(Stored data entries)

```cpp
__device__ __forceinline__ void fast_scol(const DevGP &D, Sm *sm, Mc *mc, int pr, int pc, int rl, int wq, long long &ew_mcb, int &ew_fb)
{
    const int w = wave_id(), nw = num_waves(), lane = lane_id();
    const int m = D.m;
    Scalars *S = D.s;
    Fast *fa = &sm->fa;
    DEV_CHECK(S, fa->pcV[0] != 0.0 && fa->pcI[0] == pr);

    const bool split = nw >= 8 && rl < 64;
    const int nwt = split ? nw - 1 : nw;
    const LinksC LC{D, mc};
    if (split && w == nw - 1) {
        const bool lnk = fa->tLnk != 0;
        wave_list_unlink_set(LC, fa->tJ, rl, wq, InHCol{fa, 0, wq}, pc, lnk ? fa->tFl : nullptr, lnk ? fa->tBl : nullptr, wq);
    }
    for (int q = w; q < rl && w < nwt; q += nwt) {
        if (q == wq) {
            if (lane == 0) fa->tNew[q] = -1;
            continue;
        }
        const int j = fa->tJ[q], cb = fa->tB[q], cl = fa->tL[q];
        if (cl <= 64) {
            const bool v = lane < cl;
            const int idx = v ? D.cidx[cb + lane] : -1;
            const double val = v ? D.cval[cb + lane] : 0.0;
            const unsigned long long hb = __ballot(v && idx == pr);
            DEV_CHECK(S, hb != 0ull);
            const int src = hb ? __ffsll((long long)hb) - 1 : 0;
            const double xrj = wave_bcast_d(val, src);
            unsigned long long *wm = &sm->wmax[w];
            const bool fw1 = cl == 2 && q < MC_PREV && v && lane != src;
            int f_rb = 0, f_rl = 0, f_rc = 0;
            if (fw1) {
                f_rb = D.rbeg[idx];
                f_rl = D.rlen[idx];
                f_rc = D.rcap[idx];
                mc->e1i[q] = idx;
                mc->e1v[q] = val;
            }
            if (v && lane != src) {
                const double x = fabs(val);
                if (x > 0.0) atomicMax(wm, (unsigned long long)__double_as_longlong(x));
            }
            const int last_i = wave_bcast_i(idx, cl - 1);
            const double last_v = wave_bcast_d(val, cl - 1);
            wave_mem_sync();
            if (lane == 0 && hb) {
                const double cmx = __longlong_as_double((long long)*wm);
                *wm = 0ull;
                D.cidx[cb + src] = last_i;
                D.cval[cb + src] = last_v;
                D.clen[j] = cl - 1;
                D.colmax[j] = cmx;
                fa->tNew[q] = cl - 1;
                if (q < 64) fa->tMx[q] = cmx;
                if (cl != 2 && q < MC_PREV) mc->e1i[q] = -1;
                fa->tX[q] = xrj;
                if (cmx == 0.0 || cmx < D.abstol) sm->flag_small = 1;
            }
            if (fw1) {
                mc->e1rb[q] = f_rb;
                mc->e1rl[q] = f_rl;
                mc->e1rc[q] = f_rc;
            }
            continue;
        }
        int where = -1;
        double xrj = 0.0, cmxl = 0.0;
        for (int c = 0; c < cl; c += 64) {
            const int e = c + lane;
            const bool v = e < cl;
            const int idx = v ? D.cidx[cb + e] : -1;
            const double val = v ? D.cval[cb + e] : 0.0;
            const unsigned long long hb = __ballot(v && idx == pr);
            if (hb) {
                const int src = __ffsll((long long)hb) - 1;
                where = c + src;
                xrj = wave_bcast_d(val, src);
            }
            if (v && idx != pr) {
                const double x = fabs(val);
                if (x > cmxl) cmxl = x;
                if (cl == 2 && q < MC_PREV) {
                    mc->e1i[q] = idx;
                    mc->e1v[q] = val;
                    mc->e1rl[q] = -1;
                }
            }
        }
        DEV_CHECK(S, where >= 0);
        const double cmx = wave_max_d(cmxl);
        if (lane == 0 && where >= 0) {
            D.cidx[cb + where] = D.cidx[cb + cl - 1];
            D.cval[cb + where] = D.cval[cb + cl - 1];
            D.clen[j] = cl - 1;
            D.colmax[j] = cmx;
            fa->tNew[q] = cl - 1;
            if (q < 64) fa->tMx[q] = cmx;
            if (cl != 2 && q < MC_PREV) mc->e1i[q] = -1;
            fa->tX[q] = xrj;
            if (cmx == 0.0 || cmx < D.abstol) sm->flag_small = 1;
        }
    }
    __syncthreads();
    const bool early = split && !D.search_rows;
    if (w == 0 && early) early_search(D, sm, mc, fa->tJ, fa->tNew, fa->tB, fa->tMx, rl, 0, ew_mcb, ew_fb);
    if (w == (early ? 2 : 0)) {
        fast_write_u(D, sm, 0, rl - 1, wq);
        if (lane == 0) {
            D.lbeg[sm->rank + 1] = sm->lused;
            D.colmax[pc] = fa->pcV[0];
            D.clen[pc] = 0;
            D.rlen[pr] = 0;
            sm->kinds[1]++;
        }
    }
    if (w == 1 % nw) {
        if (D.search_rows && lane == 0) list_remove1(D.rflink, D.rblink, pr);
        const int mn = split ? wave_list_append_set(LC, m, fa->tJ, fa->tNew, rl, m + 2, fa->kg[0], mc->pFl)
                             : wave_list_move_batch_set(LC, m, fa->tJ, fa->tNew, rl, InHCol{fa, 0, wq}, m + 2, pc, fa->kg[0]);
        if (lane == 0 && mn < sm->min_colnz) sm->min_colnz = mn;
        if (lane == 0) {
            mc->prevValid = split ? 1 : 0;
            mc->prevBase = 0;
        }
    }
    __syncthreads();
}
```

Work item:
Each line of the data must be returned exactly.

Answer to this problem:
```cpp
__device__ __forceinline__ void fast_scol(const DevGP &D, Sm *sm, Mc *mc, int pr, int pc, int rl, int wq, long long &ew_mcb, int &ew_fb)
{
    const int w = wave_id(), nw = num_waves(), lane = lane_id();
    const int m = D.m;
    Scalars *S = D.s;
    Fast *fa = &sm->fa;
    DEV_CHECK(S, fa->pcV[0] != 0.0 && fa->pcI[0] == pr);

    const bool split = nw >= 8 && rl < 64;
    const int nwt = split ? nw - 1 : nw;
    const LinksC LC{D, mc};
    if (split && w == nw - 1) {
        const bool lnk = fa->tLnk != 0;
        wave_list_unlink_set(LC, fa->tJ, rl, wq, InHCol{fa, 0, wq}, pc, lnk ? fa->tFl : nullptr, lnk ? fa->tBl : nullptr, wq);
    }
    for (int q = w; q < rl && w < nwt; q += nwt) {
        if (q == wq) {
            if (lane == 0) fa->tNew[q] = -1;
            continue;
        }
        const int j = fa->tJ[q], cb = fa->tB[q], cl = fa->tL[q];
        if (cl <= 64) {
            const bool v = lane < cl;
            const int idx = v ? D.cidx[cb + lane] : -1;
            const double val = v ? D.cval[cb + lane] : 0.0;
            const unsigned long long hb = __ballot(v && idx == pr);
            DEV_CHECK(S, hb != 0ull);
            const int src = hb ? __ffsll((long long)hb) - 1 : 0;
            const double xrj = wave_bcast_d(val, src);
            unsigned long long *wm = &sm->wmax[w];
            const bool fw1 = cl == 2 && q < MC_PREV && v && lane != src;
            int f_rb = 0, f_rl = 0, f_rc = 0;
            if (fw1) {
                f_rb = D.rbeg[idx];
                f_rl = D.rlen[idx];
                f_rc = D.rcap[idx];
                mc->e1i[q] = idx;
                mc->e1v[q] = val;
            }
            if (v && lane != src) {
                const double x = fabs(val);
                if (x > 0.0) atomicMax(wm, (unsigned long long)__double_as_longlong(x));
            }
            const int last_i = wave_bcast_i(idx, cl - 1);
            const double last_v = wave_bcast_d(val, cl - 1);
            wave_mem_sync();
            if (lane == 0 && hb) {
                const double cmx = __longlong_as_double((long long)*wm);
                *wm = 0ull;
                D.cidx[cb + src] = last_i;
                D.cval[cb + src] = last_v;
                D.clen[j] = cl - 1;
                D.colmax[j] = cmx;
                fa->tNew[q] = cl - 1;
                if (q < 64) fa->tMx[q] = cmx;
                if (cl != 2 && q < MC_PREV) mc->e1i[q] = -1;
                fa->tX[q] = xrj;
                if (cmx == 0.0 || cmx < D.abstol) sm->flag_small = 1;
            }
            if (fw1) {
                mc->e1rb[q] = f_rb;
                mc->e1rl[q] = f_rl;
                mc->e1rc[q] = f_rc;
            }
            continue;
        }
        int where = -1;
        double xrj = 0.0, cmxl = 0.0;
        for (int c = 0; c < cl; c += 64) {
            const int e = c + lane;
            const bool v = e < cl;
            const int idx = v ? D.cidx[cb + e] : -1;
            const double val = v ? D.cval[cb + e] : 0.0;
            const unsigned long long hb = __ballot(v && idx == pr);
            if (hb) {
                const int src = __ffsll((long long)hb) - 1;
                where = c + src;
                xrj = wave_bcast_d(val, src);
            }
            if (v && idx != pr) {
                const double x = fabs(val);
                if (x > cmxl) cmxl = x;
                if (cl == 2 && q < MC_PREV) {
                    mc->e1i[q] = idx;
                    mc->e1v[q] = val;
                    mc->e1rl[q] = -1;
                }
            }
        }
        DEV_CHECK(S, where >= 0);
        const double cmx = wave_max_d(cmxl);
        if (lane == 0 && where >= 0) {
            D.cidx[cb + where] = D.cidx[cb + cl - 1];
            D.cval[cb + where] = D.cval[cb + cl - 1];
            D.clen[j] = cl - 1;
            D.colmax[j] = cmx;
            fa->tNew[q] = cl - 1;
            if (q < 64) fa->tMx[q] = cmx;
            if (cl != 2 && q < MC_PREV) mc->e1i[q] = -1;
            fa->tX[q] = xrj;
            if (cmx == 0.0 || cmx < D.abstol) sm->flag_small = 1;
        }
    }
    __syncthreads();
    const bool early = split && !D.search_rows;
    if (w == 0 && early) early_search(D, sm, mc, fa->tJ, fa->tNew, fa->tB, fa->tMx, rl, 0, ew_mcb, ew_fb);
    if (w == (early ? 2 : 0)) {
        fast_write_u(D, sm, 0, rl - 1, wq);
        if (lane == 0) {
            D.lbeg[sm->rank + 1] = sm->lused;
            D.colmax[pc] = fa->pcV[0];
            D.clen[pc] = 0;
            D.rlen[pr] = 0;
            sm->kinds[1]++;
        }
    }
    if (w == 1 % nw) {
        if (D.search_rows && lane == 0) list_remove1(D.rflink, D.rblink, pr);
        const int mn = split ? wave_list_append_set(LC, m, fa->tJ, fa->tNew, rl, m + 2, fa->kg[0], mc->pFl)
                             : wave_list_move_batch_set(LC, m, fa->tJ, fa->tNew, rl, InHCol{fa, 0, wq}, m + 2, pc, fa->kg[0]);
        if (lane == 0 && mn < sm->min_colnz) sm->min_colnz = mn;
        if (lane == 0) {
            mc->prevValid = split ? 1 : 0;
            mc->prevBase = 0;
        }
    }
    __syncthreads();
}
```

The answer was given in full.